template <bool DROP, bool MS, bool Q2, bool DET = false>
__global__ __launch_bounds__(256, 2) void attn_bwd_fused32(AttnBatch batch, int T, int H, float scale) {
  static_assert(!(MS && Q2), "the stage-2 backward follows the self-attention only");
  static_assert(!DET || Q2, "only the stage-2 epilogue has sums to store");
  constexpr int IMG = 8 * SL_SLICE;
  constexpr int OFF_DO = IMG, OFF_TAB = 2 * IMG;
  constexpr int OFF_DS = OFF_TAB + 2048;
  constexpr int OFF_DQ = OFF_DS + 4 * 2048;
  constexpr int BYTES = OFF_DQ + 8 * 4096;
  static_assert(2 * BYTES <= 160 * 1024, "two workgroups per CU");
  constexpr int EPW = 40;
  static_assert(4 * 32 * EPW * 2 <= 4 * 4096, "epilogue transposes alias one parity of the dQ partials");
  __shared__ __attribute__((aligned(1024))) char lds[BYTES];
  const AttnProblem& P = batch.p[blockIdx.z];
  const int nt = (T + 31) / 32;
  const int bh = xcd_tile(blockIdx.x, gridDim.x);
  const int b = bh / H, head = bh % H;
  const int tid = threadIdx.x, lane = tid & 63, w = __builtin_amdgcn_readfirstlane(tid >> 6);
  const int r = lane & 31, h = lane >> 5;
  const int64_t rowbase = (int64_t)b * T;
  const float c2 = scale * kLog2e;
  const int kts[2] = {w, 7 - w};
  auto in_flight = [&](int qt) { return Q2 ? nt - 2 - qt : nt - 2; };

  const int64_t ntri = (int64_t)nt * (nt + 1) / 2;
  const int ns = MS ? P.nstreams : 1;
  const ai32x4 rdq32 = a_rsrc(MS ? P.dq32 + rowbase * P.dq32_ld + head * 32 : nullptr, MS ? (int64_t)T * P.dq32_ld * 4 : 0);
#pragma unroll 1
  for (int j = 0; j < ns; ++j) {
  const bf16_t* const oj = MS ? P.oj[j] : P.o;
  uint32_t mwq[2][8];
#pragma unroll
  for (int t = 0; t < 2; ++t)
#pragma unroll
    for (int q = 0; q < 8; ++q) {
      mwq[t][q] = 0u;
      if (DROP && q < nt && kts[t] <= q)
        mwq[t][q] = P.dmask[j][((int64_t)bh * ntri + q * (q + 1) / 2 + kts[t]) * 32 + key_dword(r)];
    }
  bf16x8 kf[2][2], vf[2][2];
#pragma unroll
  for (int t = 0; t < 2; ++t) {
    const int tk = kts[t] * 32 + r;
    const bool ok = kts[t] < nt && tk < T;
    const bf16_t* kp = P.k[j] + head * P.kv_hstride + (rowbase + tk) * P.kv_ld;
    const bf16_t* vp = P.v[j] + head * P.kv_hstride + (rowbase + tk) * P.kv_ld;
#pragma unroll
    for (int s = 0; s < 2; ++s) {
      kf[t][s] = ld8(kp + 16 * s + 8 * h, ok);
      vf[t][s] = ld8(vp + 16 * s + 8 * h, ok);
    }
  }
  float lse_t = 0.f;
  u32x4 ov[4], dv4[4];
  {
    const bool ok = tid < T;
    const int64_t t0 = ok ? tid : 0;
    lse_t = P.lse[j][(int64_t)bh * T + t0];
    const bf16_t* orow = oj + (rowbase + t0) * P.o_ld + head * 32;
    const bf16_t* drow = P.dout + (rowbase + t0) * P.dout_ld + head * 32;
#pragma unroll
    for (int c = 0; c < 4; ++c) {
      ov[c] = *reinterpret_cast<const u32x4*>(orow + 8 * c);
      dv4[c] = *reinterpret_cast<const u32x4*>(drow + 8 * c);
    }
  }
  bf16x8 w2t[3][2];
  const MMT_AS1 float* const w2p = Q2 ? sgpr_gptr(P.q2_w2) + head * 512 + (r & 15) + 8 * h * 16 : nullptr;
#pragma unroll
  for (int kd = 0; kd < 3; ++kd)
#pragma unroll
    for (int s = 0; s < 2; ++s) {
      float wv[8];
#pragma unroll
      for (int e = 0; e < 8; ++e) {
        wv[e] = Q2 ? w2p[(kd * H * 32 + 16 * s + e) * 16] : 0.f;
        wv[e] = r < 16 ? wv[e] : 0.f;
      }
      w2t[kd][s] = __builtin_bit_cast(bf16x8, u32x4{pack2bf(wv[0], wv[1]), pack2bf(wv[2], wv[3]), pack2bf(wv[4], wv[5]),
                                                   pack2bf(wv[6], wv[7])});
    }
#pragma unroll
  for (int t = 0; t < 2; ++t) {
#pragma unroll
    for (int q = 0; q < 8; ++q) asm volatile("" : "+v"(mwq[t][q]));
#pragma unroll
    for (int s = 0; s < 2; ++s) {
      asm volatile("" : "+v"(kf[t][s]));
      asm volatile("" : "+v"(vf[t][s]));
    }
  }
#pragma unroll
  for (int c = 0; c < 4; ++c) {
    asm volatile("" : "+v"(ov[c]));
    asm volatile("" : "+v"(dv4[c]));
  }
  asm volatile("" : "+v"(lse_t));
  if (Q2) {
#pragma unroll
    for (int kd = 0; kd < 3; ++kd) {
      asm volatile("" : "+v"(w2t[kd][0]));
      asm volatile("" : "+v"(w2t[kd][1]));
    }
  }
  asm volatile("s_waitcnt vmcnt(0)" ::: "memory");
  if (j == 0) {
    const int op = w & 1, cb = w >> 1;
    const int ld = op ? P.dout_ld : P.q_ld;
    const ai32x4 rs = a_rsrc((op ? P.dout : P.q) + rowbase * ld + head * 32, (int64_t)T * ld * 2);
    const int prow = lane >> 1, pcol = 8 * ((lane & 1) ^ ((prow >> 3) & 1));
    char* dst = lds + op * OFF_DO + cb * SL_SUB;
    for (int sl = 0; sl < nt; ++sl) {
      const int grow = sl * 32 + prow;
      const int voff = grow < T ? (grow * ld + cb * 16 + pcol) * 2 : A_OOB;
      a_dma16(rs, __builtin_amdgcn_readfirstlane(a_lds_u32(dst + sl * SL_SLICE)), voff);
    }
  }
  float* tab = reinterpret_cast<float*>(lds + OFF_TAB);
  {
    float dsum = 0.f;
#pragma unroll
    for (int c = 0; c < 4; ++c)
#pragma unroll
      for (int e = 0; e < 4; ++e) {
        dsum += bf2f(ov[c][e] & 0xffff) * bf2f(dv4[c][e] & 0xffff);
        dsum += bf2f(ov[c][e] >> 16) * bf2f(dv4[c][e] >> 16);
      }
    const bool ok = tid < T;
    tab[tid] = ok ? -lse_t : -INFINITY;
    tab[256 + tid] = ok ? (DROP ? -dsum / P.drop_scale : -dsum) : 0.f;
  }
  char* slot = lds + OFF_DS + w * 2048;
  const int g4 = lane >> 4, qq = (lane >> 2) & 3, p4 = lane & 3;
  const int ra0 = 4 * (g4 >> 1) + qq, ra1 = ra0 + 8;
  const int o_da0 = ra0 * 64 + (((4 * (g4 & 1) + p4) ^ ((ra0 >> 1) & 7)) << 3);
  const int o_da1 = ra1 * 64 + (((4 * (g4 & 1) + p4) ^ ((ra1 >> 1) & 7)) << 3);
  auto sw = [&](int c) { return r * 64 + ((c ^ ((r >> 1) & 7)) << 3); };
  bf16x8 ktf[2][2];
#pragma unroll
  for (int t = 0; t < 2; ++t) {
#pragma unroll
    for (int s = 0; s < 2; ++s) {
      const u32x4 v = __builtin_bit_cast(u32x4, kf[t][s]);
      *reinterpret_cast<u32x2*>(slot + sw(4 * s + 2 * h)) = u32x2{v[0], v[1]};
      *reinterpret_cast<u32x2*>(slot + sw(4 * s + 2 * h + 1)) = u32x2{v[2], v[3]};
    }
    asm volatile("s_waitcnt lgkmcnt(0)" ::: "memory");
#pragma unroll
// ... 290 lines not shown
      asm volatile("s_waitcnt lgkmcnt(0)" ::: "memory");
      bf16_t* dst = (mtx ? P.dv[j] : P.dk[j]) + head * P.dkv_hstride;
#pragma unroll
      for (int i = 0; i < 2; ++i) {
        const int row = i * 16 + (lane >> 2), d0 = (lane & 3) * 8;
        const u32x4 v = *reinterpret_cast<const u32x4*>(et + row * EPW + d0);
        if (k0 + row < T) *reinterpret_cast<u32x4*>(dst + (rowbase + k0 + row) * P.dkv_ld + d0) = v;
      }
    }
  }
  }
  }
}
......
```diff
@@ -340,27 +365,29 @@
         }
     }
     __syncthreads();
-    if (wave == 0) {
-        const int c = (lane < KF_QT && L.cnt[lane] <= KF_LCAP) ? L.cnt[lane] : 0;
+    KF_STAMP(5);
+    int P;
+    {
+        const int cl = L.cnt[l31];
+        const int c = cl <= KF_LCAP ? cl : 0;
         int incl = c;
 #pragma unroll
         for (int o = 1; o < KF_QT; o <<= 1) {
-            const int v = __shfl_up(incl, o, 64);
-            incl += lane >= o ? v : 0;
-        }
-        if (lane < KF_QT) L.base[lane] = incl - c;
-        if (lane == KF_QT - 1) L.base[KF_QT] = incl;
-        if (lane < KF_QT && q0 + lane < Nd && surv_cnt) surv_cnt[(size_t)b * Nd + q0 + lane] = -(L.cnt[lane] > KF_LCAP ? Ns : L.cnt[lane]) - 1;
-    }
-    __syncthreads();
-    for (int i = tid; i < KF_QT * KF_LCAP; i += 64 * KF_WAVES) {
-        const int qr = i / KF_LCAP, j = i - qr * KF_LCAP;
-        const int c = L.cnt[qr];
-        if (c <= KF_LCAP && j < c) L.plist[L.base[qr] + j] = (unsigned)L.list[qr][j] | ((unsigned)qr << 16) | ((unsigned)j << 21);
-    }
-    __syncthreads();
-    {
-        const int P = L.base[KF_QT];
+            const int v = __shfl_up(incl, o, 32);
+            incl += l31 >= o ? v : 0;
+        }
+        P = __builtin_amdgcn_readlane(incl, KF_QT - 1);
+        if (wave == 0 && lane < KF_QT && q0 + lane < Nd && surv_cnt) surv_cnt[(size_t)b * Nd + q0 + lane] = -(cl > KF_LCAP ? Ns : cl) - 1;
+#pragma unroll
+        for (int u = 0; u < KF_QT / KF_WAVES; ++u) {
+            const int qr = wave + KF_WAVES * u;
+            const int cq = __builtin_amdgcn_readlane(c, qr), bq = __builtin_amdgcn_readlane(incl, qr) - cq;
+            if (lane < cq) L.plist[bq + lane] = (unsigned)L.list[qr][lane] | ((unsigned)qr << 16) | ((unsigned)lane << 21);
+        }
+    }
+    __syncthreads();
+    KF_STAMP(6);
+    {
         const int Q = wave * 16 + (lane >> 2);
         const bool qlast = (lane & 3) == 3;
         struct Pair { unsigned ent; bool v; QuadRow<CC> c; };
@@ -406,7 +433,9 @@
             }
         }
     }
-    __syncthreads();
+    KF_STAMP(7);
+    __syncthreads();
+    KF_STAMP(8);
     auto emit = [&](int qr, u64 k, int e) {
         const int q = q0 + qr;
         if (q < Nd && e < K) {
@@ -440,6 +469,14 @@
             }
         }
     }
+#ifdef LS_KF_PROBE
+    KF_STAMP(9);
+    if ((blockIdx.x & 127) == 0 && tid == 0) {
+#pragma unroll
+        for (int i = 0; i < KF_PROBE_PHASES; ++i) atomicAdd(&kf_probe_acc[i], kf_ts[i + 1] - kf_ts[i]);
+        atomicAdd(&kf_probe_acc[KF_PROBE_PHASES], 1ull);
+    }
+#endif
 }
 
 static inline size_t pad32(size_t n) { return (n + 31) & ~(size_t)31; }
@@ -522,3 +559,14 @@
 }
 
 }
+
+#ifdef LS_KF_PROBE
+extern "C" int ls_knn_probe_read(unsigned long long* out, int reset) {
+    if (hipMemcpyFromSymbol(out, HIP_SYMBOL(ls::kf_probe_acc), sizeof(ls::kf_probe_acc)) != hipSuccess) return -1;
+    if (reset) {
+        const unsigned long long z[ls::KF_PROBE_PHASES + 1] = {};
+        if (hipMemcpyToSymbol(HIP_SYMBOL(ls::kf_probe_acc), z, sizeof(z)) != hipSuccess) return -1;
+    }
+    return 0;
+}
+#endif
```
......
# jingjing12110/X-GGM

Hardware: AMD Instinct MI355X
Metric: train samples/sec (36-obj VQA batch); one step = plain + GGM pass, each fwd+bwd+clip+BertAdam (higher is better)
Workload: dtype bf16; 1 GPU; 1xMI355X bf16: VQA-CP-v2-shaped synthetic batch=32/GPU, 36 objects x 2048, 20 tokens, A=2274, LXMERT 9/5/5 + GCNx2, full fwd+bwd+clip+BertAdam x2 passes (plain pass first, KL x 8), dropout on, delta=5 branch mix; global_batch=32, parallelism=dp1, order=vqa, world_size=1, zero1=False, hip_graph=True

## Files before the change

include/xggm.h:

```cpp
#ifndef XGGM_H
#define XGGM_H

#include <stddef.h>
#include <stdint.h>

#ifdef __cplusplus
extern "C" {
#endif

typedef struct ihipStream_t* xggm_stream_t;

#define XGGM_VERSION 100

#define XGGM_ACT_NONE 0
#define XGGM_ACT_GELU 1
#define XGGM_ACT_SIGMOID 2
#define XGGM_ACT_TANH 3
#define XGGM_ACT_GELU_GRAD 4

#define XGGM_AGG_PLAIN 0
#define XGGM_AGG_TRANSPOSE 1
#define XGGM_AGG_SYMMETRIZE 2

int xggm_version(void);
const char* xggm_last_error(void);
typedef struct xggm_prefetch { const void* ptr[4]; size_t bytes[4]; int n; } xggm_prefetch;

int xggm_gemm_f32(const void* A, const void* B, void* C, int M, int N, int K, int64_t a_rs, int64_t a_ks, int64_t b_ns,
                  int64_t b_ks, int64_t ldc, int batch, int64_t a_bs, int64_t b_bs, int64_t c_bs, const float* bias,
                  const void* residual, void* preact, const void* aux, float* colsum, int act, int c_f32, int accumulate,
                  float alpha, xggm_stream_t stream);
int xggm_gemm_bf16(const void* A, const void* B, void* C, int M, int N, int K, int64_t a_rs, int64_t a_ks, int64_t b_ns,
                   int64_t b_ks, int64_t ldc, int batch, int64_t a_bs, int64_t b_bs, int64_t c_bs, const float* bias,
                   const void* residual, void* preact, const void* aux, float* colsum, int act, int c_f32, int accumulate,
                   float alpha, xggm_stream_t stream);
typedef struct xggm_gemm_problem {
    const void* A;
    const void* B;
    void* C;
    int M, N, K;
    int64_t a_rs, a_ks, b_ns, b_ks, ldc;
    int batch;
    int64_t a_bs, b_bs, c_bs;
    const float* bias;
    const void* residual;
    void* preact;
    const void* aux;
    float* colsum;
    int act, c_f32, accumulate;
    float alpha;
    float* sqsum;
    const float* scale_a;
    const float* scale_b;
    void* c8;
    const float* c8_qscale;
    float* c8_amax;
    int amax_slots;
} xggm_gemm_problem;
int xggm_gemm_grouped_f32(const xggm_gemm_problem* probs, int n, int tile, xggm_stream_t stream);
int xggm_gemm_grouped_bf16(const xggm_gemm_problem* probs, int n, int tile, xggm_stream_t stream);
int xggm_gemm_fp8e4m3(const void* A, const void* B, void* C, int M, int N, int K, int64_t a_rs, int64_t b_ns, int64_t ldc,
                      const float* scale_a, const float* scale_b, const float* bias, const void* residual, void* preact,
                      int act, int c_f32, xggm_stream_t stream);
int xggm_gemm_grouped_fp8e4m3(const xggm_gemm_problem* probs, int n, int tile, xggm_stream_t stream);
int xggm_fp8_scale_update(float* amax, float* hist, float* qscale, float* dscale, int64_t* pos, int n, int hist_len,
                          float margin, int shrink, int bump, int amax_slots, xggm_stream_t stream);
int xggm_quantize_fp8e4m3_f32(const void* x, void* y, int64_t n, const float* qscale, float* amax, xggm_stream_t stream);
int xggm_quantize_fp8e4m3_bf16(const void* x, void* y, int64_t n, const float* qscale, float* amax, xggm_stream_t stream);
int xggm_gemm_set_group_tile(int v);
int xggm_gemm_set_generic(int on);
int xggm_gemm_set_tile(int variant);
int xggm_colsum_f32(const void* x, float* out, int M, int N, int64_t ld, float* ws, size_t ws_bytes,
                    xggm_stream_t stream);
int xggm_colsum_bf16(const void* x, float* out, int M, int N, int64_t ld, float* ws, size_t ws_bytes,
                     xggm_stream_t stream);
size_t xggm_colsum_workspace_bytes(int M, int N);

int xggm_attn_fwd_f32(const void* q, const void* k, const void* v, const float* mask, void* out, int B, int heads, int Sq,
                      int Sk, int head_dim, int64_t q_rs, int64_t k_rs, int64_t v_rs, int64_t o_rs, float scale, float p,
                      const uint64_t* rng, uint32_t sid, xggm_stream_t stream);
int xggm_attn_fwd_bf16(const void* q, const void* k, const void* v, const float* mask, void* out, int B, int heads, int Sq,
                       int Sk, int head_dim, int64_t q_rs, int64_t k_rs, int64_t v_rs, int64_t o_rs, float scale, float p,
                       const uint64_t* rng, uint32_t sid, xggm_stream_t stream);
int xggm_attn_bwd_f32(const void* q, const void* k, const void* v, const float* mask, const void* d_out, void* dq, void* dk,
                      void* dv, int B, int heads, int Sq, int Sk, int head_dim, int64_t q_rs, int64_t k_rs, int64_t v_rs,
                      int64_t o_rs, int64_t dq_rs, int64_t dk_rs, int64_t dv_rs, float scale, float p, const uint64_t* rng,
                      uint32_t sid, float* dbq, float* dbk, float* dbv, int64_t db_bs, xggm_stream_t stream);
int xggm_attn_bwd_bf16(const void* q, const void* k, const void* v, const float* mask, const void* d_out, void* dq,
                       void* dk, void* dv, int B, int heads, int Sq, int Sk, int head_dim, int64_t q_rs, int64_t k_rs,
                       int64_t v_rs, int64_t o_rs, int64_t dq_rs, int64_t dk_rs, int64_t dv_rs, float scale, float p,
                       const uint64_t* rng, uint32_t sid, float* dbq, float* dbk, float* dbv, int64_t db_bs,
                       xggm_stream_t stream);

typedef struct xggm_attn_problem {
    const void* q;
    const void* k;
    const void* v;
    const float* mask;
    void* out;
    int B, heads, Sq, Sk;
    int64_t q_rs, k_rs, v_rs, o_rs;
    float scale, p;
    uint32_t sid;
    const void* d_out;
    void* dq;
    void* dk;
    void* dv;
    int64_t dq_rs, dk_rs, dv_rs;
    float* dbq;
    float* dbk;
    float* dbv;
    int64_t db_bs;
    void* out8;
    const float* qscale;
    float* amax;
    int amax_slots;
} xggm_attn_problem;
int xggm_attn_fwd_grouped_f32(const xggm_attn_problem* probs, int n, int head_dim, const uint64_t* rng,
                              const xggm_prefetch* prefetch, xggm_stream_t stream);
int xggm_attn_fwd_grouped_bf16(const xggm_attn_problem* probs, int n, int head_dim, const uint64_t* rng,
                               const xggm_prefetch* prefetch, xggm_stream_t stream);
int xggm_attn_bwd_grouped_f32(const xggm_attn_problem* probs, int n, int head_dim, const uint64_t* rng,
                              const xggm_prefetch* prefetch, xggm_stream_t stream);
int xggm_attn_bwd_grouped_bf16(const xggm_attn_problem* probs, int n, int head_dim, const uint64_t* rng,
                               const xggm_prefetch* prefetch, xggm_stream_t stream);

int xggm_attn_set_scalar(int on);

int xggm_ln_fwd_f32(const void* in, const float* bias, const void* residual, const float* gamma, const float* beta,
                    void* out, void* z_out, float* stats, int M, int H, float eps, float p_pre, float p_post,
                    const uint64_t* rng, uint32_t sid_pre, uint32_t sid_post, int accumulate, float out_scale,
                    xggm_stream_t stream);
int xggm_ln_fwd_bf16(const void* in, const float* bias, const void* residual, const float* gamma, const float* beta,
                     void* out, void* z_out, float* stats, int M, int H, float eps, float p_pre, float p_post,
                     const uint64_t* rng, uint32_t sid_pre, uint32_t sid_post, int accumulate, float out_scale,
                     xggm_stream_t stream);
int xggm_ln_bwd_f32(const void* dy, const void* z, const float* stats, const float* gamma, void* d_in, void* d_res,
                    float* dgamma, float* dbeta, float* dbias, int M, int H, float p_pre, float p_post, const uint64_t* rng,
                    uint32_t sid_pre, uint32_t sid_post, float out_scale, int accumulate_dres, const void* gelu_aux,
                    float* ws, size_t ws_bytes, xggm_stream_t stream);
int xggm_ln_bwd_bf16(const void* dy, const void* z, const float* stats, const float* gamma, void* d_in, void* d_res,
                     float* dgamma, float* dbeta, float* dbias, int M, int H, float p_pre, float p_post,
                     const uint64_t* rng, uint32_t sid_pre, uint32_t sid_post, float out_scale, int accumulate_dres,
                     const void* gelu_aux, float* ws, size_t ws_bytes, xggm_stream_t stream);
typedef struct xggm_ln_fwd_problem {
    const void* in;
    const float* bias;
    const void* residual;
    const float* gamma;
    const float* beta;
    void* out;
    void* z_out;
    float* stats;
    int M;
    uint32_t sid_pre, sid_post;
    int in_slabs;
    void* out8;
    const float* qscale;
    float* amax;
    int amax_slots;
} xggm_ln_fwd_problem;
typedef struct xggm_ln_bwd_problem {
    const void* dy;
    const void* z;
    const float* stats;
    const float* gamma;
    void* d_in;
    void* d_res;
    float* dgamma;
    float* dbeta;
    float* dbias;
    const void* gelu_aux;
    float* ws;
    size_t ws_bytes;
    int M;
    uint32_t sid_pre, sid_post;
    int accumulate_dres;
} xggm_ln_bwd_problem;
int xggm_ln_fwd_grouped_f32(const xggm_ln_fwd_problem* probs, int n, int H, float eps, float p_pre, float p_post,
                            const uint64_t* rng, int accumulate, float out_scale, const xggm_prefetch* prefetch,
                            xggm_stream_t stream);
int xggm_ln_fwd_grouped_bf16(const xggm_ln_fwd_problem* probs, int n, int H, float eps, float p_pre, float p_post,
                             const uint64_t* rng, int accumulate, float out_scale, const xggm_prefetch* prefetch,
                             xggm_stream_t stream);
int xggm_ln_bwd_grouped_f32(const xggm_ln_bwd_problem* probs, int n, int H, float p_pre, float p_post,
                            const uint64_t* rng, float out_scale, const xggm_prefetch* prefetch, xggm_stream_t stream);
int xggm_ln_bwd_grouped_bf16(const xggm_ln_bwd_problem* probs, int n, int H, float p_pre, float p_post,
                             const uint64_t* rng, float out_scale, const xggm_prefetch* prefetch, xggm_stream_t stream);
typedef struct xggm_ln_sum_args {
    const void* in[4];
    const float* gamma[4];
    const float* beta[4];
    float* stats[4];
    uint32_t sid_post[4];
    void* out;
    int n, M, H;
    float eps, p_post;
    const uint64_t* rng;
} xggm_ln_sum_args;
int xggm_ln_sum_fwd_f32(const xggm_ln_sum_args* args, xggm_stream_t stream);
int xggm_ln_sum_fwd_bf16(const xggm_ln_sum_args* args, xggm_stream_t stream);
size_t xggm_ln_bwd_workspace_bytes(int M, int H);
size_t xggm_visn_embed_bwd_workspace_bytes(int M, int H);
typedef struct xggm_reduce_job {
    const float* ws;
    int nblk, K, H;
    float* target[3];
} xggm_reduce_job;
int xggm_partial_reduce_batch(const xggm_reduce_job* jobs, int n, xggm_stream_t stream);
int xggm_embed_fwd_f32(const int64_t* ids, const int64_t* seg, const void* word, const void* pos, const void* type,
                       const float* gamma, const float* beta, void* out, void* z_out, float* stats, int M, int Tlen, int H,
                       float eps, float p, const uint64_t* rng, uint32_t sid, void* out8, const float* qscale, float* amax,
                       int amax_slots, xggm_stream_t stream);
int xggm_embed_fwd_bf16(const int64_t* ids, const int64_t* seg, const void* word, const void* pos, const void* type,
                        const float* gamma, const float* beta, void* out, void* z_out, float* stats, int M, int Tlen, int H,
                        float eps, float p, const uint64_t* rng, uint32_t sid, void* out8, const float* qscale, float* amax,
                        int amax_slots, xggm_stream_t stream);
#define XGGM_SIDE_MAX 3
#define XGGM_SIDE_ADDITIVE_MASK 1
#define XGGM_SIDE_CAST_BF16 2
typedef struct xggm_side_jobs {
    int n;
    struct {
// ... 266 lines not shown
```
......
[Activity]
How many lines in the listing above have the word "heads" in them? Count them and give the number alone.

[Problem solution]
5